PROBLEM REQUIREMENTS
Below are records; count the lines in them that hold "scale" and give only the count.

Dataset entries:

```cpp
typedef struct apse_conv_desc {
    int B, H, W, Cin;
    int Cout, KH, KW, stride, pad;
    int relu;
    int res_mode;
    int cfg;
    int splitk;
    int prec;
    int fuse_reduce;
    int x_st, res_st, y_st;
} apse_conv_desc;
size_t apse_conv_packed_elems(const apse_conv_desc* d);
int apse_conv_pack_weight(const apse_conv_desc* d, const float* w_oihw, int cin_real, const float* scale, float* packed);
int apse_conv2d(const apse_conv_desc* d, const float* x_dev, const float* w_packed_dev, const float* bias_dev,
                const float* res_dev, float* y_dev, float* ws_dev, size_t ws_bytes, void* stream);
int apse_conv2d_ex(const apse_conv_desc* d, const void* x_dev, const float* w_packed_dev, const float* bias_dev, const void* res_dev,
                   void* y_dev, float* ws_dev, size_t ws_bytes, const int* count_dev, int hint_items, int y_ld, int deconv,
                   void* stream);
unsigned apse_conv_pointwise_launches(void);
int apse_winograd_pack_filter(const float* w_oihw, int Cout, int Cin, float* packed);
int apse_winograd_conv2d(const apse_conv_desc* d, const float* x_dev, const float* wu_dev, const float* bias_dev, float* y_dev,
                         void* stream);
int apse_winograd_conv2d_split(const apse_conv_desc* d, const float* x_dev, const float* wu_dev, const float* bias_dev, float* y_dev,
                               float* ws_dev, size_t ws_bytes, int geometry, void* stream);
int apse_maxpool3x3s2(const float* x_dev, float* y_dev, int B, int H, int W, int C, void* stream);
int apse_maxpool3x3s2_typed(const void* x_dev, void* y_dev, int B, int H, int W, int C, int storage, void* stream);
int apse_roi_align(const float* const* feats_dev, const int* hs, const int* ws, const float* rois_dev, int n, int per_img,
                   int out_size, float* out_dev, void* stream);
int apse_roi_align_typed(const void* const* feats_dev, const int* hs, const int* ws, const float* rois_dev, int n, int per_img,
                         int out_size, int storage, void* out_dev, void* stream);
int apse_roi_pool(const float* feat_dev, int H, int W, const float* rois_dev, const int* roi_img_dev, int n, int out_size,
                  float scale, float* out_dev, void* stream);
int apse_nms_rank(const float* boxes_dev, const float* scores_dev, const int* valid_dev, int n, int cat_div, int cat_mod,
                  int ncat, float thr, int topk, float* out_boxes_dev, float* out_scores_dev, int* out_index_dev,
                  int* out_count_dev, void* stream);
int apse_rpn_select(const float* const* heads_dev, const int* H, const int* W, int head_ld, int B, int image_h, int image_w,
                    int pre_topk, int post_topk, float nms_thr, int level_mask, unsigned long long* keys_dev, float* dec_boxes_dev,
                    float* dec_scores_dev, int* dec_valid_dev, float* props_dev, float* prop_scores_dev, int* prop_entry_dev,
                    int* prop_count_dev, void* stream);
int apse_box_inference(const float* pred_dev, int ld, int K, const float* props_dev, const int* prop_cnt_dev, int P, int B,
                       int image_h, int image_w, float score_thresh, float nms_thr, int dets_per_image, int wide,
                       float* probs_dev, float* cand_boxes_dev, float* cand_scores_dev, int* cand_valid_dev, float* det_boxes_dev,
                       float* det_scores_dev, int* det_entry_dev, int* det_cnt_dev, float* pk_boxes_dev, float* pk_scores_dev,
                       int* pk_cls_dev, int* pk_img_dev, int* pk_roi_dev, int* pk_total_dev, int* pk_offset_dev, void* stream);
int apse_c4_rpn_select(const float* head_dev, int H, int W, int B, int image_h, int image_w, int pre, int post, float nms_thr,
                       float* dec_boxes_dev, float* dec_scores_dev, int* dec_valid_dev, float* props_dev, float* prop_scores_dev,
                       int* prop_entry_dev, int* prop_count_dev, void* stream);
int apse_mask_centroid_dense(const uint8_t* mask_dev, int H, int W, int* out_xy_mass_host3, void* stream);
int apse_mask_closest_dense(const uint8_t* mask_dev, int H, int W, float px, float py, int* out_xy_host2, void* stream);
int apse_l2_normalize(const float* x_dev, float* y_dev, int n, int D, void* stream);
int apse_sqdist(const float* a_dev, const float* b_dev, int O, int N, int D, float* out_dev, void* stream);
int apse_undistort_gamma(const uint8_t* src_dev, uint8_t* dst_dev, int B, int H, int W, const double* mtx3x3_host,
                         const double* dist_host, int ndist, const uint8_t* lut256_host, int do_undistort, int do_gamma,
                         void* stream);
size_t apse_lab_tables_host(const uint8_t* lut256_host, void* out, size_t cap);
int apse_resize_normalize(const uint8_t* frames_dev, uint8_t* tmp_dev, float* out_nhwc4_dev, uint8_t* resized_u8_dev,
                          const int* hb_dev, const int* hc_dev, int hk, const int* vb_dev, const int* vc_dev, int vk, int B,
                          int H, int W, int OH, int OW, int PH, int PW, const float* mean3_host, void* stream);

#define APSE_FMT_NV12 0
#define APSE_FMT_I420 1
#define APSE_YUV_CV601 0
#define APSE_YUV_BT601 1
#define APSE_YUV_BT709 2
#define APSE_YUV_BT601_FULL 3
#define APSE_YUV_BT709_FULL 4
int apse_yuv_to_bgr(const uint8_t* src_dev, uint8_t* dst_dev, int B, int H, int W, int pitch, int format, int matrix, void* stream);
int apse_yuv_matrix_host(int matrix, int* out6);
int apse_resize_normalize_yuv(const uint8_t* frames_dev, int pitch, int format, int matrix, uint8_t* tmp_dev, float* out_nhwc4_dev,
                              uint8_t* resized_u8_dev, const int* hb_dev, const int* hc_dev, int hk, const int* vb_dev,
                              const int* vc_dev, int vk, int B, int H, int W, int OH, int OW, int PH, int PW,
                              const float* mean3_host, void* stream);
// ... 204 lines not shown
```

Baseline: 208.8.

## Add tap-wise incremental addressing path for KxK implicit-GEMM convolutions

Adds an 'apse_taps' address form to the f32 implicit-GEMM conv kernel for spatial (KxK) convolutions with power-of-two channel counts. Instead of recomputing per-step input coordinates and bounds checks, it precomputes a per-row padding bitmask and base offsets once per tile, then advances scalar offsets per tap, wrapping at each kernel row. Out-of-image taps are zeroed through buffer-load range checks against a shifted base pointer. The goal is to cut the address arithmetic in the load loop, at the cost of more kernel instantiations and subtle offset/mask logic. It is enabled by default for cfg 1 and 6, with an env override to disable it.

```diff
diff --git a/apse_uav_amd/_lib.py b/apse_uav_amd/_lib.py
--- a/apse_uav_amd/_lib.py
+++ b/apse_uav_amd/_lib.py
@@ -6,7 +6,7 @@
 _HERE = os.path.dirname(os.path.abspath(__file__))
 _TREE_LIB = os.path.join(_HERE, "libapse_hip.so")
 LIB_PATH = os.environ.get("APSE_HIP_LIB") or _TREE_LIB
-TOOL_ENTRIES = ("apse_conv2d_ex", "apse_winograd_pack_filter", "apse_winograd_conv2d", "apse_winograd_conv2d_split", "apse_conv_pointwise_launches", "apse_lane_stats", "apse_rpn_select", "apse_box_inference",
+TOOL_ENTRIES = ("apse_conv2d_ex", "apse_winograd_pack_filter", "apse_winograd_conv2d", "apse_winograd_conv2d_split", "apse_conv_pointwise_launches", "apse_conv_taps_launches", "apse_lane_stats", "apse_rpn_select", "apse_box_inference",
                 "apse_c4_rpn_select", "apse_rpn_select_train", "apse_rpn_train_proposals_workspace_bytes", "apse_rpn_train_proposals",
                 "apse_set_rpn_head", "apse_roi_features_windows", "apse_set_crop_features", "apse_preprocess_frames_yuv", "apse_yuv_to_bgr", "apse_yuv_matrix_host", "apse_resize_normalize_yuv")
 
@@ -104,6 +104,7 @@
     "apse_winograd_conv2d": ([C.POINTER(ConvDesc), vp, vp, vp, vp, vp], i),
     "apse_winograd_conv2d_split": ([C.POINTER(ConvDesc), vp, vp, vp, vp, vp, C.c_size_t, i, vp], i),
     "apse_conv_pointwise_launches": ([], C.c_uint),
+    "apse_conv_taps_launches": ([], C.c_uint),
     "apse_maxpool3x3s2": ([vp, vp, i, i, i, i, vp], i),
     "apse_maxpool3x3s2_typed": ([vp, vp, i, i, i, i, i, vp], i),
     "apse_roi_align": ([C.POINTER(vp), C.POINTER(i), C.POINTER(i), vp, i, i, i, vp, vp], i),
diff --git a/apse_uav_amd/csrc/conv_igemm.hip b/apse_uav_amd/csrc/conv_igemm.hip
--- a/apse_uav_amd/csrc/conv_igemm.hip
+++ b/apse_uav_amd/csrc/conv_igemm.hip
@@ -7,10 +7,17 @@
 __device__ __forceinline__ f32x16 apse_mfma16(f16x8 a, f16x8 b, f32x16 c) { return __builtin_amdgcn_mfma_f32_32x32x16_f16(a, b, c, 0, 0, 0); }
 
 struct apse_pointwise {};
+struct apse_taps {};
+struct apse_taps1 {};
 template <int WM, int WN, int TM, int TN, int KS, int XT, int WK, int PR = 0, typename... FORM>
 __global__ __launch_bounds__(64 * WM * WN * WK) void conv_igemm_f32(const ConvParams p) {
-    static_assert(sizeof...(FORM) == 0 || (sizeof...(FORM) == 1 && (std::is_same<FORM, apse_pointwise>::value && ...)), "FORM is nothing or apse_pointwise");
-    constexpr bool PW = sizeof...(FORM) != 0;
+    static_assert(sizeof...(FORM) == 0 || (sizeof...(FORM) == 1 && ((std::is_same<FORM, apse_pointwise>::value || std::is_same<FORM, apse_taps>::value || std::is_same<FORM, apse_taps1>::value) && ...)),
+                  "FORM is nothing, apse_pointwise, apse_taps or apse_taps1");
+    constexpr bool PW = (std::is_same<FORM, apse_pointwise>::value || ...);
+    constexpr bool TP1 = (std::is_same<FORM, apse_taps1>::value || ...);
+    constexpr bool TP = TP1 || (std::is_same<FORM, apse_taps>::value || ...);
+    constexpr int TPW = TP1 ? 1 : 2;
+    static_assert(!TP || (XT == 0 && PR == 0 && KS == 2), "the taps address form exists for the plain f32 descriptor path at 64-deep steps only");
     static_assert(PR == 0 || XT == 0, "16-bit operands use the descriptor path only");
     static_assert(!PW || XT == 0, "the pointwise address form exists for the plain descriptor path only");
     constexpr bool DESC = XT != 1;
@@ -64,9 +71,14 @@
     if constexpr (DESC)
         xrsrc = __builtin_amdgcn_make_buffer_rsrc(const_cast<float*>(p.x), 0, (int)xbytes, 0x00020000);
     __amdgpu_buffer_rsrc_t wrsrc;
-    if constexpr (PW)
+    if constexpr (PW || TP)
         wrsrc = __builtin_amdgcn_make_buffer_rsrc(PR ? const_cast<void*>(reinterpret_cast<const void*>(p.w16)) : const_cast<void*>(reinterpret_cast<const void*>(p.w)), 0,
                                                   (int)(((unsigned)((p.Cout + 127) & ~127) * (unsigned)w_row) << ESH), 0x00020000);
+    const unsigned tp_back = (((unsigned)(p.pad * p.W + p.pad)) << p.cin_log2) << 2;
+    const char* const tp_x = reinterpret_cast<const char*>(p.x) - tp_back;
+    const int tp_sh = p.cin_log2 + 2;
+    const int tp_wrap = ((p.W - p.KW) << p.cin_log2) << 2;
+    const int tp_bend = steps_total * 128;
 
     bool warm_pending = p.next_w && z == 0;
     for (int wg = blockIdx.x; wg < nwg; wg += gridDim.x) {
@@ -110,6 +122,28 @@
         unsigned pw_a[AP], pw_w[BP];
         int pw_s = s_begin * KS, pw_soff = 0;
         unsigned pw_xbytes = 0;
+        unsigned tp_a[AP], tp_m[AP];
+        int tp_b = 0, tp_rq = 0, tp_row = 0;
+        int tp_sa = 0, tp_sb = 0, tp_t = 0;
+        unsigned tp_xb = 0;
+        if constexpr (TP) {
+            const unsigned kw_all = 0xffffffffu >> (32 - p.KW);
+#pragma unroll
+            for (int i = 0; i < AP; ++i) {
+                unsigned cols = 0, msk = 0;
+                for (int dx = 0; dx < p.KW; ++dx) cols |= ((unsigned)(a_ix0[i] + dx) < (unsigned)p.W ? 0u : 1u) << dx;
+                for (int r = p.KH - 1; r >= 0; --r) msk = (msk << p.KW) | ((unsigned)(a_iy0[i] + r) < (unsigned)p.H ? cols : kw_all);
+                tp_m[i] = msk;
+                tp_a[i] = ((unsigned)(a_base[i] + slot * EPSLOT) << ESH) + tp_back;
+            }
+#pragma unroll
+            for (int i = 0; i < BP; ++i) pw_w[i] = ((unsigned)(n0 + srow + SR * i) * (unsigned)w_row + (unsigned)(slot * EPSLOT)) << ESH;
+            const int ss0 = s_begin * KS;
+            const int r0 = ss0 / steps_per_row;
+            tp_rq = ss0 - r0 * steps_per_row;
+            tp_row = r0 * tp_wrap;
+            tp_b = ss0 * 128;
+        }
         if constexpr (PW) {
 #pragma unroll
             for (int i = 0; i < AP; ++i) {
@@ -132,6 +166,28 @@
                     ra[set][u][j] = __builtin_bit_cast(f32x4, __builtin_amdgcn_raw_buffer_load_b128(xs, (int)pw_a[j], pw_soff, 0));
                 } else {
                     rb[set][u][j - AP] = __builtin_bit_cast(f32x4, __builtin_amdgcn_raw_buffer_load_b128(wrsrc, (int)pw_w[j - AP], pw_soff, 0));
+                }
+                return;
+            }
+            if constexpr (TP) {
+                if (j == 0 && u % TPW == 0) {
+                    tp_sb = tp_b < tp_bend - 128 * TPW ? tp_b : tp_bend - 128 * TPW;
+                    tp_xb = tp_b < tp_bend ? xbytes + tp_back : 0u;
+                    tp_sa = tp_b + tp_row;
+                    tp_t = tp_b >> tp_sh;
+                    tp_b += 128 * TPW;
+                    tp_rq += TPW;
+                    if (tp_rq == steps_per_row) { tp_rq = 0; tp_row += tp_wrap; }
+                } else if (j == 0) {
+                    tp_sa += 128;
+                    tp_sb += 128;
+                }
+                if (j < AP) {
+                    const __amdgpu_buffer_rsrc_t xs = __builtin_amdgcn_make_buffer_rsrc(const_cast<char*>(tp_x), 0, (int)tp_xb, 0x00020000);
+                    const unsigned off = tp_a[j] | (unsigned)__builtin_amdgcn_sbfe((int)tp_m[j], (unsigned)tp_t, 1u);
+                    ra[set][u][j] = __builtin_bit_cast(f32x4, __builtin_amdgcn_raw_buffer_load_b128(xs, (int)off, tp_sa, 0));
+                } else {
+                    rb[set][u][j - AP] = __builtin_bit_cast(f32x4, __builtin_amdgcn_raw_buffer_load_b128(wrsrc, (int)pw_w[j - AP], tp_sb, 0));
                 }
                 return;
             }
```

RESPONSE TO THE EXERCISE
2